Коллега провел в палате 6 намного больше времени, чем у других. Я мог видеть, как он отвечает на вопросы, пожимает руку пациенту, улыбается, что-то показывает жестами резиденту.

– Узнал? – спросил я коллегу по возвращению.

– Мне он тоже не говорит, – ответил тот. – Возможно, медсестры что-нибудь да выведают. Я дам знать, чуть что. Впрочем, он выглядит знакомым, тебе не кажется?


Я навещал этого больного несколько раз за смену. Его значимость выросла в разы. Я посмотрел его анализы и тщательно ввел их в компьютер. Я снова позвонил медсестре и спросил, когда будет готова его кровать. Все это время мужчина лежал неподвижно, под капельницей с физиологическим раствором и антибиотиками, без жалоб. Его сине-желтые глаза смотрели в потолок.

Через несколько часов к этой загадочной звезде пришла пожилая женщина. Когда я вошел в палату, она стояла рядом с кроватью и держала пациента за руку. Я с некоторым удивлением спросил, кто она такая.

– Я его мать, – ответила женщина.

Я не ожидал такого поворота, не думал, что к рок-звездам приходят мамы. Конечно, у них бывают дети, обычно их много. Но мамы? Уж точно не такие: пожилая женщина мигала сквозь толстые очки и сжимала сумочку. Она была крошечной, метра полтора ростом, тоже худой. Когда женщина посмотрела на меня, я обнаружил в ней сходство с сыном.

– О, – произнес я, – ну, что ж, мы можем поговорить наедине?

Она похлопала сына по руке и последовала за мной по коридору.

Я задавал стандартные вопросы: сколько алкоголя употребляет ее сын, живет ли он один, есть ли что-то, что он мне не говорил. Наконец, я спросил ее, в какой группе он играл.

Женщина вздохнула.

– Сын играл в парочке групп очень давно, – протянула она. – Но он никогда не был рок-звездой. Ему просто нравится так говорить. Он считает, что люди тогда относятся к нему немного лучше.

– Вы имеете в виду, что он врет?

– Ну… – она опустила глаза, – он преувеличивает.

– Значит, он не британец?

Она покачала головой.

– Мой мальчик – хороший сын, – женщина будто начала оправдываться. – Он всегда был добр ко мне.
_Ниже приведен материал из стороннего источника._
struct tri_batch : BatchPlan {
        DevRef dev;
        tri_index *ix = nullptr;
        uint32_t flags, topk;
        int similarity = TRI_SIM_BM25;
        size_t nq;
        Pinned<uint8_t> pinned;
        Pooled<uint8_t> d_arena;
        PooledEvent ev[EV_COUNT];
        Pooled<uint32_t> d_sparse;
        Pooled<uint32_t> d_out;
        Pooled<uint32_t> d_rich_allow;
        DevMem<uint64_t> d_hashes;
        Pooled<uint32_t> d_part_docs;
        Pooled<double> d_part_scores, d_all_scores;
        Pooled<uint32_t> d_rich_present;
        Pooled<uint16_t> d_rich_freq;
        Pooled<uint16_t> d_rich_freq_wide;
        Pooled<uint32_t> d_rich_present_hi, d_rich_allow_hi;
        DevMem<uint16_t> d_rich_pool;
        DevMem<uint8_t> d_rich_plen;
        DevMem<uint64_t> d_rich_payload;
        Pooled<double> d_pscore;
        Pooled<uint32_t> d_tree_scratch;
        Pooled<double> d_tree_scores;
        Pooled<uint32_t> d_scat_docs;
        Pooled<uint8_t> d_filter_tab;
        Pooled<uint32_t> d_filter_rows;
        Pooled<uint8_t> d_rank_block;
        Pooled<uint32_t> d_facet_rows;
        PooledEvent facet_ev[2];
        Pooled<uint64_t> d_order_block;
        DevMem<DevOrderGroup> d_order_groups;
        PooledEvent order_ev[2];
        template <class T>
        T *dev_at(const Span<T> &s) const {
                return reinterpret_cast<T *>(d_arena + s.off);
        }
        template <class T>
        T *dev_opt(const Span<T> &s) const {
                return s.empty() ? nullptr : dev_at(s);
        }
// ... 704 lines not shown
                        plan_lock = std::unique_lock<std::mutex>(dev->planners[0].mu);
                }
                tri_dev::PlanCtx &pc = dev->planners[which];
                if (nq >= 1024 && !pc.pool) {
                        const unsigned budget = host_cpu_budget();
                        const unsigned fair = budget >= 10 ? std::min(16u, (budget - 4) / tri_dev::PLAN_CTXS) : budget >= 4 ? 2u : 1u;
                        const unsigned want = dev->opt.plan_threads ? (unsigned)std::min<uint64_t>(dev->opt.plan_threads, 64) : fair;
                        if (want > 1) {
                                try {
                                        DevLock g(dev->mu);
                                        pc.pool = std::make_unique<HostPool>(want, dev->opt.plan_pin != 0, (unsigned)dev->opt.plan_hot_us, which, tri_dev::PLAN_CTXS, dev->plan_anchor, dev->opt.plan_pin == 2);
                                        if (dev->plan_anchor < 0)
                                                dev->plan_anchor = pc.pool->anchor();
                                } catch (...) {
                                }
                        }
                }
                rc = plan_batch(*ix, env, in, pc.pool.get(), [&](size_t bytes) { return b->pinned.alloc(dev, bytes); }, *b, err, &pc.frag_cache);
        } catch (const std::bad_alloc &) {
                return fail(TRI_ERR_NOMEM, "tri_batch_create: out of host memory");
        }
        if (rc != TRI_OK)
                return fail(rc, "%s", err.c_str());
        if (!b->last_unsupported.empty())
                fail(TRI_ERR_UNSUPPORTED, "%s", b->last_unsupported.c_str());
        return TRI_OK;
}

static size_t batch_arena(tri_batch *b, uint8_t *base, size_t *zero_from) {
        const size_t nt = b->tasks.size(), np = b->plan.size(), nq = b->nq, topk = b->topk;
        const bool scored = batch_scored(b), rich = batch_rich(b), scatter = b->pscatter_queries;
        Carver carve{base, b->block_bytes};
        carve(b->d_counts, (nt + 1) * 4);
        carve(b->d_ticket, TICKET_BYTES);
        carve(b->d_build, (b->plane_terms.size() + 1) * 8);
        carve(b->d_qthr, (np + 1) * 8, b->n_planes + b->n_planes8 != 0);
        carve(b->d_part_counts, (nt + 1) * 4, scored);
        carve(b->d_score_order, (nt + 1) * 4, scored);
        carve(b->d_task_hits, (nt + 1) * 4, rich);
        carve(b->d_task_pos_base, (nt + 1) * 8, rich);
        carve(b->d_scat_off, (nt + 1) * 4, scatter);
        carve(b->d_scat_cnt, (nt + 1) * 4, scatter);
        carve(b->d_scat_list, (b->pscatter_queries + 1) * 4, scatter);
        *zero_from = carve.at;
        carve(b->d_qcounts, (nq + 1) * 8);
        carve(b->d_top_counts, (nq + 1) * 4, scored);
        carve(b->d_top_docs, (nq * topk + 1) * 4, scored);
        carve(b->d_top_scores, (nq * topk + 1) * 4, scored);
        return carve.at;
}

static int create_arena(tri_batch *b) {
        tri_dev *dev = b->dev;
        size_t a_zero = 0;
        const size_t a = batch_arena(b, nullptr, &a_zero);
        HIP_TRY(b->d_arena.alloc(dev, a + 256));
        batch_arena(b, b->d_arena, &a_zero);
        if (b->pscatter_queries) {
                if (b->pscatter_docs + 64 > 0xffffffffull)
                        return fail(TRI_ERR_UNSUPPORTED, "tri_batch_create: the unions' terms without a plane hold more than 2^32 documents");
                b->scat_cap = (uint32_t)b->pscatter_docs;
                HIP_TRY(b->d_scat_docs.alloc(dev, ((size_t)b->scat_cap + 64) * 4));
        }
        for (PooledEvent &e : b->ev)
                HIP_TRY(e.take(dev));
        if (b->block_bytes)
                HIP_TRY(hipMemcpyAsync(b->d_arena, b->block, b->block_bytes, hipMemcpyHostToDevice, dev->stream_up));
        HIP_TRY(hipMemsetAsync(b->d_arena + a_zero, 0, a - a_zero, dev->stream_up));
        return TRI_OK;
}

static size_t tree_scratch(tri_batch *b, uint32_t *base) {
        const size_t plw = b->plw, nterms = b->tree_terms.size(), nhid = b->tree_hidden.size(), nchunks = (plw + TREE_CHUNK_WORDS - 1) / TREE_CHUNK_WORDS;
        Carver carve{reinterpret_cast<uint8_t *>(base), 0, 4};
        carve(b->d_tree_rows, nterms * PL_PLANES * plw * 4);
        carve(b->d_tree_prows, nhid * plw * 4);
        carve(b->d_tree_qbits, (size_t)b->n_tree * plw * 4);
// ... 95 lines not shown
        };
        auto b = std::make_unique<tri_batch>();
        b->ix = ix;
        b->dev.retain(dev);
        b->flags = flags;
        b->topk = topk;
        b->similarity = similarity;
        b->nq = nq;
        const PlanInput in{prog, prog_len, queries, nq, weights, flags, topk, similarity};
        if (const int rc = create_plan(b.get(), in))
                return rc;
        dbg_lap(0);
        DevLock dev_lock(dev->mu);
        if (const int rc = create_arena(b.get()))
                return rc;
        dbg_lap(1);
        if (const int rc = create_buffers(b.get(), in, dbg_lap))
                return rc;
        HIP_TRY(hipEventRecord(b->ev[EV_UP], dev->stream_up));
        create_info(b.get());
        b->info.create_ms = (float)std::chrono::duration<double, std::milli>(std::chrono::steady_clock::now() - t_create).count();
        if (dbg_create)
                fprintf(stderr, "[tri create] nq %zu: plan %.3f  arena+copy %.3f  planes/sparse %.3f  out(%.1f MB) %.3f  rest %.3f  total %.3f ms\n", nq, dbg_t[0], dbg_t[1] - dbg_t[0],
                        dbg_t[2] - dbg_t[1], (double)b->out_capacity * 4 / 1e6, dbg_t[3] - dbg_t[2], b->info.create_ms - dbg_t[3], b->info.create_ms);
        *out = b.release();
        return TRI_OK;
}

extern "C" void tri_batch_destroy(tri_batch *b) {
        delete b;
}


static FilterSel filter_sel(const tri_batch *b) {
        if (b->filter_rows.empty())
                return FilterSel{nullptr, nullptr, nullptr, 0u};
        return FilterSel{b->d_filter_rows, (const uint32_t *)b->d_filter_tab.get(), b->dev_at(b->tasks), (uint32_t)filter_words(b->ix)};
}
template <class F>
struct FilteredKernel;
template <class... A>
struct FilteredKernel<void (*)(A...)> {
        using type = void (*)(A..., FilterSel);
};
template <class Pick, class... Args>
static void tri_launch_matching(const tri_batch *b, const int kernel, const int variant, Pick pick, const dim3 grid, const dim3 block, const hipStream_t stream, Args &&...args) {
        const FilterSel fsel = filter_sel(b);
        if (!fsel.rows)
                return tri_launch(b->ix->codec, pick, grid, block, stream, std::forward<Args>(args)...);
        using Plain = decltype(+pick(std::integral_constant<int, CODEC_GOOGLE>()));
        const auto twin = reinterpret_cast<typename FilteredKernel<Plain>::type>(const_cast<void *>(filtered_kernel(kernel, b->ix->codec == TRI_CODEC_LUCENE ? CODEC_LUCENE : CODEC_GOOGLE, variant)));
        hipLaunchKernelGGL(twin, grid, block, 0, stream, std::forward<Args>(args)..., fsel);
}
static size_t filter_tab_ptrs_off(const tri_batch *b) { return (b->plan.size() * 4 + 15) & ~(size_t)15; }

static int run_filter_rows(tri_batch *b) {
        if (b->filter_rows.empty())
                return TRI_OK;
        tri_dev *dev = b->dev;
        const size_t n4 = filter_words(b->ix) / 4;
        const uint32_t nrows = (uint32_t)b->filter_rows.size();
        for (uint32_t y0 = 0; y0 < nrows; y0 += 65535u) {
                hipLaunchKernelGGL(k_filter_rows, dim3((unsigned)std::min<size_t>((n4 + FILTER_WG - 1) / FILTER_WG, 1024), std::min(65535u, nrows - y0)), dim3(FILTER_WG), 0, dev->stream,
                                   (const uint4 *const *)(b->d_filter_tab + filter_tab_ptrs_off(b)) + y0, (const uint4 *)b->ix->d_masked.get(), (uint4 *)b->d_filter_rows.get() + (size_t)y0 * n4, n4);
                HIP_TRY(hipGetLastError());
        }
        return TRI_OK;
}

static int run_plane_rows(tri_batch *b) {
        tri_dev *dev = b->dev;
        tri_index *ix = b->ix;
        b->info.term_planes_decoded_bytes = 0;
        if (!b->plane_terms.empty()) {
                std::vector<uint32_t> build;
                const uint8_t needs = b->planes_hi ? 3u : 1u;
                for (const uint32_t term : b->plane_terms) {
                        const uint32_t row = ix->df_rank[term];
                        if (row < ix->pc_cap && ((ix->pc_built[row] & needs) != needs || dev->opt.planes_rebuild)) {
                                build.push_back(term);
                                build.push_back(row);
                                b->info.term_planes_decoded_bytes += ix->docbytes[term];
                        }
                }
                if (!build.empty()) {
                        HIP_TRY(hipMemcpyAsync(b->d_build, build.data(), build.size() * 4, hipMemcpyHostToDevice, dev->stream));
                        const uint32_t nrows = (uint32_t)(build.size() / 2), nwin = b->plw / PL_WORDS;
                        for (uint32_t y0 = 0; y0 < nrows; y0 += 65535u) {
                                const uint32_t ny = std::min(65535u, nrows - y0);
                                if (b->planes_hi)
                                        TRI_LAUNCH(k_term_planes, ix->codec, dim3(nwin, ny), dim3(AND_WG), dev->stream, ix->d_index, ix->d_blk_last, ix->d_blk_off, ix->d_blk_rec,
                                                   ix->d_blk_doff, ix->d_win, ix->d_terms, (const uint32_t *)b->d_build + 2 * (size_t)y0, ix->d_pcache, (size_t)b->plw, ix->d_pcache_hi,
                                                   (size_t)PL_HI * b->plw, b->plw, (uint32_t *)nullptr);
                                else
                                        TRI_LAUNCH(k_term_plane0, ix->codec, dim3((nwin + P0_GROUP - 1) / P0_GROUP, ny), dim3(AND_WG), dev->stream, ix->d_index, ix->d_blk_last, ix->d_blk_off,
                                                   ix->d_blk_rec, ix->d_blk_doff, ix->d_win, ix->d_terms, (const uint32_t *)b->d_build + 2 * (size_t)y0, ix->d_pcache, b->plw, (uint32_t *)nullptr);
                                HIP_TRY(hipGetLastError());
                        }
                        for (size_t i = 1; i < build.size(); i += 2)
                                ix->pc_built[build[i]] |= needs;
                }
        }
        HIP_TRY(hipEventRecord(b->ev[EV_PLANE_ROWS], dev->stream));
        return TRI_OK;
}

– Извините, – ответил я, приходя в себя. Но было слишком поздно: я чувствовал себя и обманутым, и глупым одновременно.

Конечно, это была мечта жизни пациента, но эта мысль пришла ко мне позже.
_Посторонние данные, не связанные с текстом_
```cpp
int dockauv_step_gather_sequence(dockauv_handle h, const dockauv_step_io* ios, int n, const dockauv_p2p_plan* plans,
                                 int n_plans, uint64_t t0, int lag, void* compute_stream, void* gather_stream) {
    if (!h || !ios || !plans || n < 0 || n_plans < 1 || lag < 0 || lag > 1) return fail(h, DOCKAUV_E_INVALID, "bad argument");
    for (int i = 0; i < n; ++i)
        if (!ios[i].actions || !ios[i].obs || !ios[i].pack_reward_done)
            return fail(h, DOCKAUV_E_INVALID, "step %d: actions/obs must not be NULL and pack_reward_done must be set", i);
    {
        const uint64_t row_bytes = (uint64_t)(h->n_obs + 2) * 4u * (uint64_t)h->cfg.n_envs;
        for (int i = 0; i < n; ++i)
            if (ios[i].pack_reward_done != 1)
                return fail(h, DOCKAUV_E_INVALID, "step %d: the peer-to-peer gather ships float32 packed rows (pack_reward_done = 1); "
                            "bfloat16 rows (2) are gathered over RCCL", i);
        for (int k = 0; k < n_plans; ++k)
            if (plans[k].bytes != row_bytes)
                return fail(h, DOCKAUV_E_INVALID, "plan %d: slice of %llu bytes, the handle's packed rows are %llu", k,
                            (unsigned long long)plans[k].bytes, (unsigned long long)row_bytes);
    }
    HIP_TRY(h, hipSetDevice(h->device));
    hipStream_t cs = (hipStream_t)compute_stream, gs = (hipStream_t)gather_stream;
    const bool two = cs != gs;
    if (!two && lag == 1) {
        StepRequest r = step_request(h, dockauv_step_io{}, true);
        if (r.f64 || !r.sym) return fail(h, DOCKAUV_E_INVALID, "lag 1 needs the float kernels of the structural fast path");
        if (needs_full_kernel(r))
            return fail(h, DOCKAUV_E_INVALID, "lag 1 needs the product kernels (no pool reset, reward set 1, fans of 9-16 or 33-64 rays, no logging)");
        for (int i = 0; i < n; ++i) {
            r = step_request(h, ios[i], true);
            if (r.extras || r.terminal_obs)
                return fail(h, DOCKAUV_E_INVALID, "lag 1 needs the product kernels: step %d asks for optional inputs / outputs", i);
        }
        if (n_plans < 4) return fail(h, DOCKAUV_E_INVALID, "lag 1 needs at least 4 plans (gather buffers)");
        for (int i = 1; i < n; ++i)
            if (ios[i].obs == ios[i - 1].obs)
                return fail(h, DOCKAUV_E_INVALID, "step %d: lag 1 needs alternating row buffers (obs of consecutive steps differ)", i);
        for (int k = 0; k < n_plans; ++k)
            if (plans[k].bytes == 0 || plans[k].bytes % 16 != 0 || !plans[k].counter || !plans[k].status || !plans[k].my_flags ||
                plans[k].n_dsts < 1 || plans[k].n_dsts > DOCKAUV_P2P_MAX_PEERS + 1 || plans[k].n_peers < 0 ||
                plans[k].n_peers > DOCKAUV_P2P_MAX_PEERS)
                return fail(h, DOCKAUV_E_INVALID, "plan %d: bad plan (slices must be multiples of 16 bytes)", k);
        const size_t pbytes = sizeof(dockauv_p2p_plan) * (size_t)n_plans;
        if (h->ride_plans_host.size() != pbytes || memcmp(h->ride_plans_host.data(), plans, pbytes) != 0) {
            if (h->ride_plans_host.size() != pbytes) {
                if (h->ride_plans_dev) {
                    HIP_TRY(h, hipStreamSynchronize(cs));
                    HIP_TRY(h, hipFree(h->ride_plans_dev));
                    h->ride_plans_dev = nullptr;
                }
                HIP_TRY(h, hipMalloc(&h->ride_plans_dev, pbytes));
            } else {
                HIP_TRY(h, hipStreamSynchronize(cs));
            }
            HIP_TRY(h, hipMemcpy(h->ride_plans_dev, plans, pbytes, hipMemcpyHostToDevice));
            h->ride_plans_host.assign(reinterpret_cast<const unsigned char*>(plans), reinterpret_cast<const unsigned char*>(plans) + pbytes);
        }
        const unsigned long n16 = plans[0].bytes / 16;
        unsigned long cg = n16 / ((unsigned long)h->threads * 2);
        cg = cg < 8 ? 8 : (cg > 256 ? 256 : cg);
        RideLaunch& ride = h->a32.ride;
        for (int i = 0; i < n; ++i) {
            const uint64_t t = t0 + (uint64_t)i;
            ride = RideLaunch{};
            if (i >= 1) {
                uint32_t stamp = (uint32_t)t;
                if (stamp == 0) stamp = 1;
                ride.plan = static_cast<const dockauv_p2p_plan*>(h->ride_plans_dev) + ((t - 1) % (uint64_t)n_plans);
                ride.src = ios[i - 1].obs;
                ride.stamp = ride.wait_stamp = stamp;
                ride.groups = (int)cg;
            }
            int rc = launch(h, &ios[i], cs);
            ride = RideLaunch{};
            if (rc) return rc;
        }
        if (n >= 1) {
            const uint64_t t = t0 + (uint64_t)(n - 1);
            uint32_t stamp = (uint32_t)(t + 1);
            if (stamp == 0) stamp = 1;
            int rc = launch_gather(&plans[t % (uint64_t)n_plans], ios[n - 1].obs, stamp, stamp, cs);
            if (rc) return fail(h, rc, "%s", g_create_error.c_str());
// ... 254 lines not shown
```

– Он не рок-звезда, – сказал я, наконец, резиденту. – Он просто говорит так, потому что люди начинают относиться к нему лучше.

– Ну, – она оторвалась от компьютера, – это ведь работает?

Он хорошо знал людей. Мы принесли ему лед, внимательно выслушали все его вопросы и ответили на каждый из них по очереди. Он был таким же, как и все остальные, ничем не отличался от пациентов, которые лежали вокруг, или ждали в холле, или лежали на носилках.

Затем настал мой черед сдавать смену.

– Терминальная стадия заболевания печени, – сказал я, когда мы подошли к палате 6. – Не подлежит трансплантации. Лихорадка.

– Антибиотики? – спросила коллега, делая заметки.

– Да, – ответил я, – он их уже получает.